:: YOUR TASK ::
What appears from the line containing "ox = rem - oy * g.OW;" to the end of the listing below should be copied exactly, with no other lines.

:: DATA SUPPLIED ::
========

int run_direct(const Gather& g, const void* B, void* C, int64_t ldc, int64_t N, int epi, float* st, int64_t sstride,
               hipStream_t stream, const BnRed& bnr = BnRed{}) {
  const bool f32 = (epi & 8) != 0;
  if (g.R != 3 || g.S != 3 || g.sh != 1 || g.sw != 1 || (epi & 22) || (ldc % 4) || g.halo_images <= 0 ||
      (reinterpret_cast<uintptr_t>(C) & (f32 ? 15 : 7)) || (reinterpret_cast<uintptr_t>(B) & 15) ||
      (f32 && bnr.z != nullptr))
    return -3;
  const auto launch = [&](auto cs, auto co, auto tw, auto f32c) -> int {
    constexpr int CS = decltype(cs)::value, CO = decltype(co)::value, TW = decltype(tw)::value;
    constexpr bool F32 = decltype(f32c)::value;
    using D = DirectCfg<CS, CO, TW>;
    const void* fn = reinterpret_cast<const void*>(&conv_direct_kernel<CS, CO, TW, F32>);
    static int per_cu = 0;
    if (per_cu == 0) {
      if (D::kLds > 65536 &&
          hipFuncSetAttribute(fn, hipFuncAttributeMaxDynamicSharedMemorySize, static_cast<int>(D::kLds)) != hipSuccess)
        return -3;
      if (hipOccupancyMaxActiveBlocksPerMultiprocessor(&per_cu, fn, kThreads, D::kLds) != hipSuccess || per_cu <= 0)
        per_cu = -1;
    }
    if (per_cu < 0) return -3;
    int dev = 0, cus = 0;
    if (hipGetDevice(&dev) != hipSuccess || hipDeviceGetAttribute(&cus, hipDeviceAttributeMultiprocessorCount, dev) !=
                                                hipSuccess)
      return -3;
    const int tiles_x = ceil_div(g.OW, TW), tiles_y = ceil_div(g.OH, kDirH);
    const int64_t ntiles = static_cast<int64_t>(g.halo_images) * tiles_x * tiles_y;
    if (ntiles > 0x7fffffff) return -2;
    const int grid = static_cast<int>(std::min<int64_t>(ntiles, static_cast<int64_t>(per_cu) * cus));
    conv_direct_kernel<CS, CO, TW, F32><<<grid, kThreads, D::kLds, stream>>>(
        g, static_cast<const uint16_t*>(B), static_cast<uint16_t*>(C), ldc, st, sstride, tiles_x, tiles_y,
        static_cast<int>(ntiles), bnr);
    TONY_LAUNCH_CHECK();
    return 0;
  };
  using I = std::integral_constant<int, 32>;
  using I64 = std::integral_constant<int, 64>;
  using I96 = std::integral_constant<int, 96>;
  using I16 = std::integral_constant<int, 16>;
  using BF = std::false_type;
  if (f32) {
    if (g.Cs == 96 && N == 32) return launch(I96{}, I{}, I{}, std::true_type{});
    if (g.Cs == 96 && N == 64) return launch(I96{}, I64{}, I16{}, std::true_type{});
    return -3;
  }
  if (g.Cs == 32 && N == 32) return launch(I{}, I{}, I{}, BF{});
  if (g.Cs == 32 && N == 64) return launch(I{}, I64{}, I16{}, BF{});
  if (g.Cs == 64 && N == 32) return launch(I64{}, I{}, I16{}, BF{});
  if (g.Cs == 64 && N == 64) return launch(I64{}, I64{}, I16{}, BF{});
  return -3;
}

int run_nt(const Gather& g, const void* B, void* C, int64_t ldc, int64_t M, int64_t N, int flags, float* stats,
           int64_t sstride, hipStream_t stream, const Phase& bph = Phase{}) {
  const int epi = flags & 31;
  if ((epi & 1) && (epi & 2)) return -1;
  if ((epi & 3) && stats == nullptr) return -1;
  if ((epi & 16) && ((epi & 3) || bph.bnr.z != nullptr)) return -1;
  float* st = stats;
  const int v = (flags >> 8) & 0xff;
  if (((flags >> 16) & 15) && !(v >= kGldsFirst && v < kGldsFirst + kNumGlds)) return -3;
  if (((epi & 24) && v == kHaloVariant) || ((epi & 16) && v == kDirectVariant)) return -3;
  if (v == kHaloVariant) return bph.bnr.z != nullptr ? -3 : run_halo(g, B, C, ldc, N, epi, st, sstride, stream);
  if (v == kBandVariant) return bph.bnr.z != nullptr ? -3 : run_band(g, B, C, ldc, N, epi, st, sstride, stream);
  if (v == kDirectVariant) return run_direct(g, B, C, ldc, N, epi, st, sstride, stream, bph.bnr);
  if (v >= kGldsFirst && v < kGldsFirst + kNumGlds)
    return bph.bnr.z != nullptr ? -3
                                : run_glds(g, B, g.K, C, ldc, M, N, epi, st, sstride, v, stream, RowMap{}, BTaps{},
                                           (flags >> 16) & 15);
  if (v >= kNumNtVariants) return -1;
  if (v == 0) {
    const int64_t bn = pick_bn(N, 192);
    return bn <= 64 ? launch_nt_bm<256>(g, B, C, ldc, M, N, st, sstride, epi, bn, stream, bph)
                    : launch_nt_bm<128>(g, B, C, ldc, M, N, st, sstride, epi, bn, stream, bph);
  }
  const int64_t bn = pick_bn(N, kNtVariants[v].cap);
  switch (kNtVariants[v].bm) {
    case 64: return launch_nt_bm<64>(g, B, C, ldc, M, N, st, sstride, epi, bn, stream, bph);
    case 128: return launch_nt_bm<128>(g, B, C, ldc, M, N, st, sstride, epi, bn, stream, bph);
    default: return launch_nt_bm<256>(g, B, C, ldc, M, N, st, sstride, epi, bn, stream, bph);
  }
}

int run_nt_phase(const Gather& g, const void* B, void* C, int64_t ldc, int64_t M, int64_t N, int v, const Phase& ph,
                 hipStream_t stream, int epi = 0) {
  if (v >= kGldsFirst && ph.bnr.z != nullptr) v = 0;
  if (v >= kGldsFirst)
    return run_glds(g, B, static_cast<int64_t>(ph.R) * ph.S * g.Cs, C, ldc, M, N, epi, nullptr, 0, v, stream, ph.rows,
                    BTaps{ph.r0, ph.s0, ph.tsy, ph.tsx, ph.S});
  if (v == kBandVariant) return -3;
  if (v == kHaloVariant || v == kDirectVariant || v >= kNumNtVariants) return -1;
  if (v == 0) {
    const int64_t bn = pick_bn(N, 192);
    return bn <= 64 ? launch_nt_bm<256, true>(g, B, C, ldc, M, N, nullptr, 0, epi, bn, stream, ph)
                    : launch_nt_bm<128, true>(g, B, C, ldc, M, N, nullptr, 0, epi, bn, stream, ph);
  }
  const int64_t bn = pick_bn(N, kNtVariants[v].cap);
  switch (kNtVariants[v].bm) {
    case 64: return launch_nt_bm<64, true>(g, B, C, ldc, M, N, nullptr, 0, epi, bn, stream, ph);
    case 128: return launch_nt_bm<128, true>(g, B, C, ldc, M, N, nullptr, 0, epi, bn, stream, ph);
    default: return launch_nt_bm<256, true>(g, B, C, ldc, M, N, nullptr, 0, epi, bn, stream, ph);
  }
}

constexpr int WTBM = 128;
constexpr int WTBN = 128;

struct MRow {
  int n, oy, ox;
  int64_t m;
  __device__ __forceinline__ void init(int64_t m_, const Gather& g) {
    m = m_;
    const int ohw = g.OH * g.OW;
    n = static_cast<int>(m_ / ohw);
    const int rem = static_cast<int>(m_ - static_cast<int64_t>(n) * ohw);
    oy = rem / g.OW;
    ox = rem - oy * g.OW;
  }
  __device__ __forceinline__ void advance(int dm, const Gather& g) {
    m += dm;
    ox += dm;
    while (ox >= g.OW) {
      ox -= g.OW;
      if (++oy == g.OH) {
        oy = 0;
        ++n;
      }
    }
  }
};

constexpr int WK = 32;

struct WkStep {
  int dx, dy, de;
  int cx, cy, ce;
  int img_y, img_e;
};

struct IncRows {
  int ix[2], iy[2], ie[2];
  int xlim, ylim;
  __device__ __forceinline__ void init(const MRow* mr, const Gather& g, const TapPos& tp) {
    xlim = g.OW * g.sw + g.offw + tp.s;
// ... 832 lines not shown
    case 96: ring == 3 ? go(std::integral_constant<int, 96>{}, I3{}) : go(std::integral_constant<int, 96>{}, I2{}); break;
    default: ring == 3 ? go(std::integral_constant<int, 128>{}, I3{}) : go(std::integral_constant<int, 128>{}, I2{}); break;
  }
  TONY_LAUNCH_CHECK();
  return 0;
}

========

:: RESPONSE BOX ::
    ox = rem - oy * g.OW;
  }
  __device__ __forceinline__ void advance(int dm, const Gather& g) {
    m += dm;
    ox += dm;
    while (ox >= g.OW) {
      ox -= g.OW;
      if (++oy == g.OH) {
        oy = 0;
        ++n;
      }
    }
  }
};

constexpr int WK = 32;

struct WkStep {
  int dx, dy, de;
  int cx, cy, ce;
  int img_y, img_e;
};

struct IncRows {
  int ix[2], iy[2], ie[2];
  int xlim, ylim;
  __device__ __forceinline__ void init(const MRow* mr, const Gather& g, const TapPos& tp) {
    xlim = g.OW * g.sw + g.offw + tp.s;
// ... 832 lines not shown
    case 96: ring == 3 ? go(std::integral_constant<int, 96>{}, I3{}) : go(std::integral_constant<int, 96>{}, I2{}); break;
    default: ring == 3 ? go(std::integral_constant<int, 128>{}, I3{}) : go(std::integral_constant<int, 128>{}, I2{}); break;
  }
  TONY_LAUNCH_CHECK();
  return 0;
}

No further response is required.